3. Is it running the code you think it is?
I sometimes have two or three code bases. If my development environment is pointed to the wrong one, I could easily be compiling over here but loading the image from over there. Or possibly, if the load process is difficult, I may think I’ve loaded the code and somehow missed a step.
I’m working on a big system now, a monitor of another system. When I compile the code, it goes through four machines before it gets to where I can try it out. The possibility that I typed cp instead of scp (or forgot the ending colon!), well, let’s just say it happens more often than I’d like.
This is the reason to have build numbers. But if you are really, really sure it is running the code you think, change something about the output and reload. Make sure you see the change.
4. Did you read the boot and debug output?
I write error logging features and always want a serial debug output. I love power on self tests. However, once the system is working, I stop looking at them. But sometimes, if a cable has loosened or hardware has failed, the system will tell me. But only if I am listening.
5. If it used to work, what changed?
Nothing changed, of course. It just stopped working. My minor code change could not possibly have caused something so catastrophic.
I’ve heard that. I’ve said it. That doesn’t make it true.
If nothing changed, then run the old code. If it fails, well, that’s interesting now, isn’t it? If it succeeds, well then, stop saying nothing changed, something obviously did.
This does require frequent commit to version control, to get back to a last-known-good image. But you were doing that anyway, right? And then you can binary search to determine where the error crept in.
Note that if the code change doesn’t explain it, compare the map files (even the binaries). Realizing that something crossed a boundary may give you inside.
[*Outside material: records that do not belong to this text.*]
int32_t launch_mlp_fb(const FwdArgs& fb, const FbLoss& fl, bool shadow, bool unclipped, int tiles, int nets, size_t lds, hipStream_t s);
int32_t launch_mlp_fb_act(const FwdArgs& fb, const FbLoss& fl, bool shadow, bool unclipped, int tiles, int nets, hipStream_t s, int first);
int32_t launch_ppo_loss_mirror(const LossArgs& a, bool bf16, bool unclipped, int nblocks, hipStream_t s);
int32_t launch_mlp_fwd_act(const FwdArgs& a, int nets, bool wide, int64_t dbg_tiles, hipStream_t s);
int32_t launch_bc_loss(const BcLossArgs& a, bool bf16, int nblocks, hipStream_t s);
int32_t launch_bc_scalars(const BcScalArgs& a, hipStream_t s);
int32_t launch_ppo_loss_smooth(const LossArgs& a, const LossSmooth& sm, bool bf16, int nblocks, hipStream_t s);
int32_t launch_perturb_rows(int64_t M, int width, const float* src, int64_t ld_src, const int64_t* idx, const float* noise_std, uint64_t seed,
                            const double* opt_state, float* dst, int64_t ld_dst, hipStream_t s);
int32_t launch_smooth_sums(int nblocks, int B, int A, const float* partials, const float* weight, double* sums, hipStream_t s);

struct LayerLayout {
    int K, N;
    int Kp, Ncp, N16, K16;
    int64_t w_off, b_off;
    int64_t Wp, WTp;
// ... 153 lines not shown
            if (n.fused) {
                y.KBf = l == 0 ? l0_ksteps(y.K).KB : (int)round_up(y.K, 32) / 32;
                y.KRf = l == 0 ? l0_ksteps(y.K).KR : y.KBf;
                y.NBf = y.N16 / 16;
                y.NBBf = (int)round_up(y.N, 32) / 32;
                y.Wf = take((int64_t)y.NBf * y.KBf * 1024);
                y.WTf = take((int64_t)y.K16 / 16 * y.NBBf * 1024);
            } else {
                y.Wp = take((int64_t)y.N16 * y.Kp * w->es);
                y.WTp = take((int64_t)y.K16 * y.Ncp * w->es);
                y.X = take(w->maxM * y.Kp * w->es);
                y.XT = take((int64_t)y.K16 * w->Mp * w->es);
                y.dY = take(w->maxM * y.Ncp * w->es);
                y.dYT = take((int64_t)y.N16 * w->Mp * w->es);
            }
        }
        n.out_f32 = take(w->maxM * (int64_t)dims[n.L] * 4);
        if (n.fused) {
            n.X0b = take(w->Mpad * (int64_t)n.layer[0].KBf * 32 * 2);
            for (int l = 0; l < 3; ++l) {
                n.Hb[l] = take(w->Mpad * (int64_t)n.layer[l].N * 2);
                n.dZb[l] = take(w->Mpad * (int64_t)n.layer[l].N * 2);
            }
            n.dZb[3] = take(w->Mpad * 32 * n.layer[3].NBBf * 2);
        }
    }
    w->P = poff;
    if (w->aux_p0 < 0) w->aux_p0 = poff;
    w->Ps = round_up(poff, 64);
    w->splits = MAX_SPLITS;
    w->dw_splits = 8;
    w->slabs = take((int64_t)w->splits * w->Ps * 4);
    w->partials = take((int64_t)MAX_LOSS_BLOCKS * LOSS_PARTIALS * 4);
    w->zeros = take(4096);
    w->sqn = take((SQN_BLOCKS + 2) * 8);
    w->sigma = c->std_param == HGYM_STD_LOG ? take(SIGMA_FLOATS * 4) : -1;
    w->total_bytes = off;
    return HGYM_OK;
}

__global__ __launch_bounds__(1024) void fin_only_kernel(const FinArgs f) { fin_block(f, threadIdx.x, blockDim.x); }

Oh, also, the makefile (or project file) may have changed: optimizations can have big ramifications.
6. Is there anything interesting in the map file?
Like many embedded engineers, I find the map file to be a bit of an illegible mess. Happily, I’m not afraid of them anymore. There is an amazing amount of information in the map file. And it provides a different perspective on the code, sometimes it will jog my memory.
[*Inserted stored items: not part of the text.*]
+template <int THREADS, bool SCAN, int TILES>
+__device__ inline void rgcn_pack_body(const rgcn_pack_job& J, unsigned char* lds, int bid) {
+  const int nblocks = J.nblocks;
+  if (bid >= nblocks) return;
+  if (J.tiled) return rgcn_pack_tiles<THREADS, SCAN, TILES>(J, lds, bid);
   const float* __restrict__ W = J.W;
   const float* __restrict__ Rt = J.Rt;
   const int R = J.R, d_in = J.d_in, d_out = J.d_out;
-  const int lane = threadIdx.x & 63;
-  float m = 0.f;
-  if (J.w_amax) {
-    m = rgcn_amax_value(J.w_amax, lane);
-    if (Rt) m = fmaxf(m, rgcn_amax_value(J.r_amax, lane));
-  } else {
-    const int64_t wn4 = (int64_t)R * d_in * d_out / 4, rn4 = Rt ? (int64_t)d_in * d_out / 4 : 0;
-    const float4* __restrict__ w4 = reinterpret_cast<const float4*>(W);
-    const float4* __restrict__ r4 = reinterpret_cast<const float4*>(Rt);
-    const int64_t n4 = wn4 + rn4;
-    for (int64_t i0 = threadIdx.x; i0 < n4; i0 += 16 * THREADS) {
-      float4 v[16];
-#pragma unroll
-      for (int u = 0; u < 16; ++u) {
-        const int64_t i = i0 + (int64_t)u * THREADS;
-        v[u] = i < wn4 ? w4[i] : (i < n4 ? r4[i - wn4] : make_float4(0.f, 0.f, 0.f, 0.f));
-      }
-#pragma unroll
-      for (int u = 0; u < 16; ++u)
-        m = fmaxf(fmaxf(m, fmaxf(fabsf(v[u].x), fabsf(v[u].y))), fmaxf(fabsf(v[u].z), fabsf(v[u].w)));
-    }
-#pragma unroll
-    for (int o = 32; o > 0; o >>= 1) m = fmaxf(m, __shfl_xor(m, o));
-    if (lane == 0) red[threadIdx.x >> 6] = m;
-    __syncthreads();
-    m = red[lane & (THREADS / 64 - 1)];
-#pragma unroll
-    for (int o = THREADS / 128; o > 0; o >>= 1) m = fmaxf(m, __shfl_xor(m, o));
-  }
+  const float m = rgcn_pack_amax<THREADS, SCAN>(J, reinterpret_cast<float*>(lds));
   const int eb = scale_exponent(m);
   const float sb = pow2f(eb);
   RGCN_STAMP(1);
@@ -64,7 +185,6 @@
   const int blocks = R + (Rt ? 1 : 0);
   const int Kf = blocks * d_in, Kb = blocks * d_out;
   const int64_t total = (int64_t)blocks * d_in * d_out;
-  const bool frag = !((d_in % 32) || (d_out % 32));
   auto source = [&](int r, int i, int o) -> const float* {
     return r < R ? W + ((size_t)r * d_in + i) * d_out + o : Rt + (size_t)i * d_out + o;
   };
@@ -78,22 +198,9 @@
     const int ob = (int)(e % d_out), ib = (int)((e / d_out) % d_in), rb = (int)(e / ((int64_t)d_out * d_in));
     const int i_f = (int)(e % d_in), r_f = (int)((e / d_in) % blocks), o_f = (int)(e / ((int64_t)d_in * blocks));
     const float vb = *source(rb, ib, ob), vf = *source(r_f, i_f, o_f);
-    float vff = 0.f, vfb = 0.f;
-    if (frag) {
-      const int j = (int)(e & 7), lane = (int)((e >> 3) & 63);
-      const int NTf = d_out / 32, NTb = d_in / 32;
-      const int kf = 16 * (int)((e >> 9) / NTf) + 8 * (lane >> 5) + j, of = 32 * (int)((e >> 9) % NTf) + (lane & 31);
-      const int kb = 16 * (int)((e >> 9) / NTb) + 8 * (lane >> 5) + j, nb = 32 * (int)((e >> 9) % NTb) + (lane & 31);
-      vff = *source(kf / d_in, kf % d_in, of);
-      vfb = *source(kb / d_out, nb, kb % d_out);
-    }
     split(vb, Bh_b, Bl_b, (size_t)ib * Kb + (size_t)rb * d_out + ob);
     split(vb, J.Bh_n, J.Bl_n, (size_t)e);
     split(vf, Bh_f, Bl_f, (size_t)o_f * Kf + (size_t)r_f * d_in + i_f);
-    if (frag) {
-      split(vff, J.Fh_f, J.Fl_f, (size_t)e);
-      split(vfb, J.Fh_b, J.Fl_b, (size_t)e);
-    }
   }
   RGCN_STAMP(2);
 }
@@ -105,22 +212,34 @@
   int count;
 };
 
-template <int THREADS>
+template <int THREADS, bool CLAMPED>
 __device__ inline void rgcn_absmax_body(const rgcn_absmax_multi_job& J, float* __restrict__ zero, int zero_count, float* red,
                                    int bid, int nblocks) {
+  constexpr int PIECE = 1024, S = PIECE / THREADS;
   for (int t = 0; t < J.count; ++t) {
     const float* __restrict__ p = J.p[t];
     const int64_t n = J.n[t], n4 = n >> 2;
     const float4* p4 = reinterpret_cast<const float4*>(p);
     float m = 0.f;
-    const int64_t stride = (int64_t)nblocks * THREADS;
-    for (int64_t i0 = (int64_t)bid * THREADS + threadIdx.x; i0 < n4; i0 += 4 * stride) {
-      float4 v[4];
-#pragma unroll
-      for (int u = 0; u < 4; ++u) v[u] = (i0 + u * stride < n4) ? p4[i0 + u * stride] : make_float4(0.f, 0.f, 0.f, 0.f);
+    const int64_t stride = (int64_t)nblocks * PIECE;
+    for (int64_t i0 = (int64_t)bid * PIECE + threadIdx.x; i0 < n4; i0 += 4 * stride) {
+      float4 v[4 * S];
 #pragma unroll
       for (int u = 0; u < 4; ++u)
-        m = fmaxf(fmaxf(m, fmaxf(fabsf(v[u].x), fabsf(v[u].y))), fmaxf(fabsf(v[u].z), fabsf(v[u].w)));
+#pragma unroll
+        for (int s = 0; s < S; ++s) {
+          const int64_t i = i0 + u * stride + s * THREADS;
+          if (CLAMPED) v[u * S + s] = p4[min(i, n4 - 1)];
+          else v[u * S + s] = i < n4 ? p4[i] : make_float4(0.f, 0.f, 0.f, 0.f);
+        }
+#pragma unroll
+      for (int u = 0; u < 4; ++u)
+#pragma unroll
+        for (int s = 0; s < S; ++s) {
+          const float4 q = v[u * S + s];
+          const float mu = fmaxf(fmaxf(fabsf(q.x), fabsf(q.y)), fmaxf(fabsf(q.z), fabsf(q.w)));
+          m = fmaxf(m, i0 + u * stride + s * THREADS < n4 ? mu : 0.f);
+        }
     }
     if (bid == 0 && threadIdx.x < (n & 3)) m = fmaxf(m, fabsf(p[n4 * 4 + threadIdx.x]));
 #pragma unroll
@@ -135,7 +254,8 @@
     }
     __syncthreads();
   }
-  if ((int)threadIdx.x < zero_count) zero[(size_t)threadIdx.x * RGCN_AMAX_FLOATS + bid * RGCN_AMAX_HEAD_STRIDE] = 0.f;
+  for (int z = (int)threadIdx.x; z < zero_count; z += THREADS)
+    zero[(size_t)z * RGCN_AMAX_FLOATS + bid * RGCN_AMAX_HEAD_STRIDE] = 0.f;
 }
 
 struct rgcn_prep {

7. Can you prove it is hardware?
Of course, at this point, it probably is. But you know hardware engineers, they can be feeble. They need proof. So what kind of proof can you offer? How can you break it down to show it cannot possibly be the software?
Seriously, I have had the privilege of working with some phenomenal hardware engineers. It is seldom hardware (but not never). The process of proving it is hardware is a good part of debugging. Plus, if you can make the difficult error repeatable for the hardware engineer, they’ll probably take you to lunch for making their jobs easier.
8. Can you explain the problem to another engineer?
When I tutored intro to CS, I asked people to explain their problem to a teddy bear outside my office before explaining them to me. I usually listened in. However, at least 50% of the people thanked the bear and left without talking to me. Ok, probably only 20% thanked the bear but most walked away because they never actually needed my help. They needed to get their thoughts in order, to explain it to themselves.
I do that now, talk to myself. Sometimes I try to explain it to a trusted colleague (or a junior engineer) in email, trying to figure out what questions they would ask me so the explanations is really good. Occasionally, I even send the email after all that, if I still can’t figure out the problem.
9. Did you use the single line if again?
When I saw Apple’s goto Fail bug, I completely understood. I avoid unbraced if statements because one month, I tallied up my most common coding mistakes and found that unbraced if statements caused a disproportionate number of my bugs. I vowed never to use them again. Since this is a known failure point on my part, it makes my checklist.